Stored items
struct EventRec {
  uint64_t rv;
  std::string type_key;
  std::string ns;
  std::shared_ptr<const Value> meta;
  std::shared_ptr<const std::string> line;
  struct Transitions {
    std::shared_ptr<const Value> prev_meta;
    std::shared_ptr<const std::string> prev_line;
    std::once_flag added_once, deleted_once;
    std::string added, added_meta, deleted, deleted_meta;
  };
  std::unique_ptr<Transitions> tr;
  const std::string& metadata_line() const {
    std::call_once(meta_once_, [this] { meta_line_ = partial_metadata_line(*line); });
    return meta_line_;
  }
  const std::string& line_as(View v, bool meta_only) const {
    if (v == View::AsIs || !tr) return meta_only ? metadata_line() : *line;
    Transitions& t = *tr;
    if (v == View::Added) {
      std::call_once(t.added_once, [&] {
        t.added = retyped_line(*line, "ADDED");
        t.added_meta = partial_metadata_line(t.added);
      });
      return meta_only ? t.added_meta : t.added;
    }
    std::call_once(t.deleted_once, [&] {
      t.deleted = deleted_from_prev();
      t.deleted_meta = partial_metadata_line(t.deleted);
    });
    return meta_only ? t.deleted_meta : t.deleted;
  }

 private:
  static std::string retyped_line(const std::string& l, const char* type) {
    const std::string_view t = json::raw_member(l, "type");
    std::string out;
    if (t.empty()) return l;
    out.reserve(l.size() + 8);
    out.append(l, 0, static_cast<size_t>(t.data() - l.data()));
    out += '"';
    out += type;
    out += '"';
    out.append(t.data() + t.size(), l.data() + l.size());
    return out;
  }
  std::string deleted_from_prev() const {
    std::string_view prev(*tr->prev_line);
    while (!prev.empty() && (prev.back() == '\n' || prev.back() == '\r')) prev.remove_suffix(1);
    const std::string_view obj = json::raw_member(prev, "object");
    const std::string_view old_rv = json::raw_member(json::raw_member(obj, "metadata"), "resourceVersion");
    const std::string_view new_rv =
        json::raw_member(json::raw_member(json::raw_member(*line, "object"), "metadata"), "resourceVersion");
    std::string out = "{\"type\":\"DELETED\",\"object\":";
    if (old_rv.empty()) {
      out.append(obj.data(), obj.size());
    } else {
      out.append(obj.data(), static_cast<size_t>(old_rv.data() - obj.data()));
      out.append(new_rv.data(), new_rv.size());
      out.append(old_rv.data() + old_rv.size(), obj.data() + obj.size());
    }
    out += "}\n";
    return out;
  }
  mutable std::once_flag meta_once_;
  mutable std::string meta_line_;
};

struct QueuedEvent {
  std::shared_ptr<const EventRec> e;
  View view = View::AsIs;
};

std::shared_ptr<const Value> filter_view(const Value& obj) {
  const Value& m = obj.get("metadata");
  Value meta = Value::object({{"name", m.get("name")}});
  if (m.contains("labels")) meta["labels"] = m.get("labels");
  return std::make_shared<const Value>(Value::object({{"metadata", std::move(meta)}}));
}

struct WatchSub {
  std::string type_key;
  std::string ns;
  std::vector<Requirement> sel;
  FieldFilter fields;
  std::mutex m;
  std::condition_variable cv;
  std::deque<QueuedEvent> q;
  bool closed = false;
  bool overflow = false;

  void close() {
    {
      std::lock_guard<std::mutex> g(m);
      closed = true;
    }
    cv.notify_one();
  }
};

class RwLock {
 public:
  RwLock() {
    const char* kind = std::getenv("BGC_KL_RWLOCK");
    mutex_only_ = !kind || (std::string(kind) != "writer" && std::string(kind) != "reader");
    pthread_rwlockattr_t a;
    pthread_rwlockattr_init(&a);
    pthread_rwlockattr_setkind_np(&a, kind && std::string(kind) == "reader" ? PTHREAD_RWLOCK_PREFER_READER_NP
                                                                           : PTHREAD_RWLOCK_PREFER_WRITER_NONRECURSIVE_NP);
    pthread_rwlock_init(&l_, &a);
    pthread_rwlockattr_destroy(&a);
  }
  ~RwLock() { pthread_rwlock_destroy(&l_); }
  RwLock(const RwLock&) = delete;
  RwLock& operator=(const RwLock&) = delete;
  void lock() {
    if (mutex_only_) m_.lock();
    else pthread_rwlock_wrlock(&l_);
  }
  bool try_lock() { return mutex_only_ ? m_.try_lock() : pthread_rwlock_trywrlock(&l_) == 0; }
  void unlock() {
    if (mutex_only_) m_.unlock();
    else pthread_rwlock_unlock(&l_);
  }
  void lock_shared() {
    if (mutex_only_) m_.lock();
    else pthread_rwlock_rdlock(&l_);
  }
  bool try_lock_shared() { return mutex_only_ ? m_.try_lock() : pthread_rwlock_tryrdlock(&l_) == 0; }
  void unlock_shared() { unlock(); }

 private:
  pthread_rwlock_t l_;
  std::mutex m_;
  bool mutex_only_ = false;
};

thread_local std::vector<std::shared_ptr<WatchSub>> t_pending_wakeups;
thread_local std::vector<std::shared_ptr<const EventRec>> t_retired_events;

inline void flush_watch_wakeups() {
  for (auto& w : t_pending_wakeups) w->cv.notify_one();
  t_pending_wakeups.clear();
  t_retired_events.clear();
}

struct LockStats {
  std::atomic<uint64_t> acquisitions{0}, shared{0}, contended{0}, wait_ns{0}, hold_ns{0};
};

class StoreLock {
 public:
  StoreLock(RwLock& m, LockStats& st, LockStats* also = nullptr) : m_(m), st_(st), also_(also) {
    if (!m_.try_lock()) {
      int64_t t0 = metrics::now_ns();
      m_.lock();
      const auto waited = static_cast<uint64_t>(metrics::now_ns() - t0);
      st_.contended.fetch_add(1, std::memory_order_relaxed);
      st_.wait_ns.fetch_add(waited, std::memory_order_relaxed);
      if (also_) {
        also_->contended.fetch_add(1, std::memory_order_relaxed);
        also_->wait_ns.fetch_add(waited, std::memory_order_relaxed);
      }
    }
    t_acq_ = metrics::now_ns();
  }
  ~StoreLock() {
    const auto held = static_cast<uint64_t>(metrics::now_ns() - t_acq_);
    st_.acquisitions.fetch_add(1, std::memory_order_relaxed);
    st_.hold_ns.fetch_add(held, std::memory_order_relaxed);
    if (also_) {
      also_->acquisitions.fetch_add(1, std::memory_order_relaxed);
      also_->hold_ns.fetch_add(held, std::memory_order_relaxed);
    }
    m_.unlock();
    flush_watch_wakeups();
  }
  StoreLock(const StoreLock&) = delete;
  StoreLock& operator=(const StoreLock&) = delete;

 private:
  RwLock& m_;
  LockStats& st_;
  LockStats* also_;
  int64_t t_acq_ = 0;
};

class SharedStoreLock {
 public:
  SharedStoreLock(RwLock& m, LockStats& st) : m_(m) {
    if (!m_.try_lock_shared()) {
      int64_t t0 = metrics::now_ns();
      m_.lock_shared();
      st.contended.fetch_add(1, std::memory_order_relaxed);
      st.wait_ns.fetch_add(static_cast<uint64_t>(metrics::now_ns() - t0), std::memory_order_relaxed);
    }
    st.shared.fetch_add(1, std::memory_order_relaxed);
  }
  ~SharedStoreLock() { m_.unlock_shared(); }
  SharedStoreLock(const SharedStoreLock&) = delete;
  SharedStoreLock& operator=(const SharedStoreLock&) = delete;

 private:
  RwLock& m_;
};

struct TypeStore {
  struct Shard {
    RwLock mu;
    std::unordered_map<std::string, Stored> objs;
  };
  class Shards {
   public:
    explicit Shards(size_t n) : n_(std::max<size_t>(1, n)), p_(new Shard[n_]) {}
    Shard* begin() { return p_.get(); }
    Shard* end() { return p_.get() + n_; }
    std::reverse_iterator<Shard*> rbegin() { return std::reverse_iterator<Shard*>(end()); }
    std::reverse_iterator<Shard*> rend() { return std::reverse_iterator<Shard*>(begin()); }
    size_t size() const { return n_; }
    Shard& operator[](size_t i) { return p_[i]; }

   private:
    size_t n_;
    std::unique_ptr<Shard[]> p_;
  };
  explicit TypeStore(size_t n_shards) : shards(n_shards) {}
  Shards shards;
  Shard& shard(const std::string& key) {
    return shards.size() == 1 ? shards[0] : shards[std::hash<std::string>{}(key) % shards.size()];
  }
  RwLock seq;
  std::atomic<uint64_t> version{0};
  LockStats stats;
  LockStats seq_stats;
  std::deque<std::shared_ptr<const EventRec>> history;
  uint64_t compacted_rv = 0;
  std::mutex watches_mu;
  std::set<std::shared_ptr<WatchSub>> watches;
};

◆ Task objective: Exactly the lines from the one containing "SharedStoreLock& operator=(const SharedStoreLock&)" to the final line of the entries must be restated, and no others.

◆ Exercise output:
  SharedStoreLock& operator=(const SharedStoreLock&) = delete;

 private:
  RwLock& m_;
};

struct TypeStore {
  struct Shard {
    RwLock mu;
    std::unordered_map<std::string, Stored> objs;
  };
  class Shards {
   public:
    explicit Shards(size_t n) : n_(std::max<size_t>(1, n)), p_(new Shard[n_]) {}
    Shard* begin() { return p_.get(); }
    Shard* end() { return p_.get() + n_; }
    std::reverse_iterator<Shard*> rbegin() { return std::reverse_iterator<Shard*>(end()); }
    std::reverse_iterator<Shard*> rend() { return std::reverse_iterator<Shard*>(begin()); }
    size_t size() const { return n_; }
    Shard& operator[](size_t i) { return p_[i]; }

   private:
    size_t n_;
    std::unique_ptr<Shard[]> p_;
  };
  explicit TypeStore(size_t n_shards) : shards(n_shards) {}
  Shards shards;
  Shard& shard(const std::string& key) {
    return shards.size() == 1 ? shards[0] : shards[std::hash<std::string>{}(key) % shards.size()];
  }
  RwLock seq;
  std::atomic<uint64_t> version{0};
  LockStats stats;
  LockStats seq_stats;
  std::deque<std::shared_ptr<const EventRec>> history;
  uint64_t compacted_rv = 0;
  std::mutex watches_mu;
  std::set<std::shared_ptr<WatchSub>> watches;
};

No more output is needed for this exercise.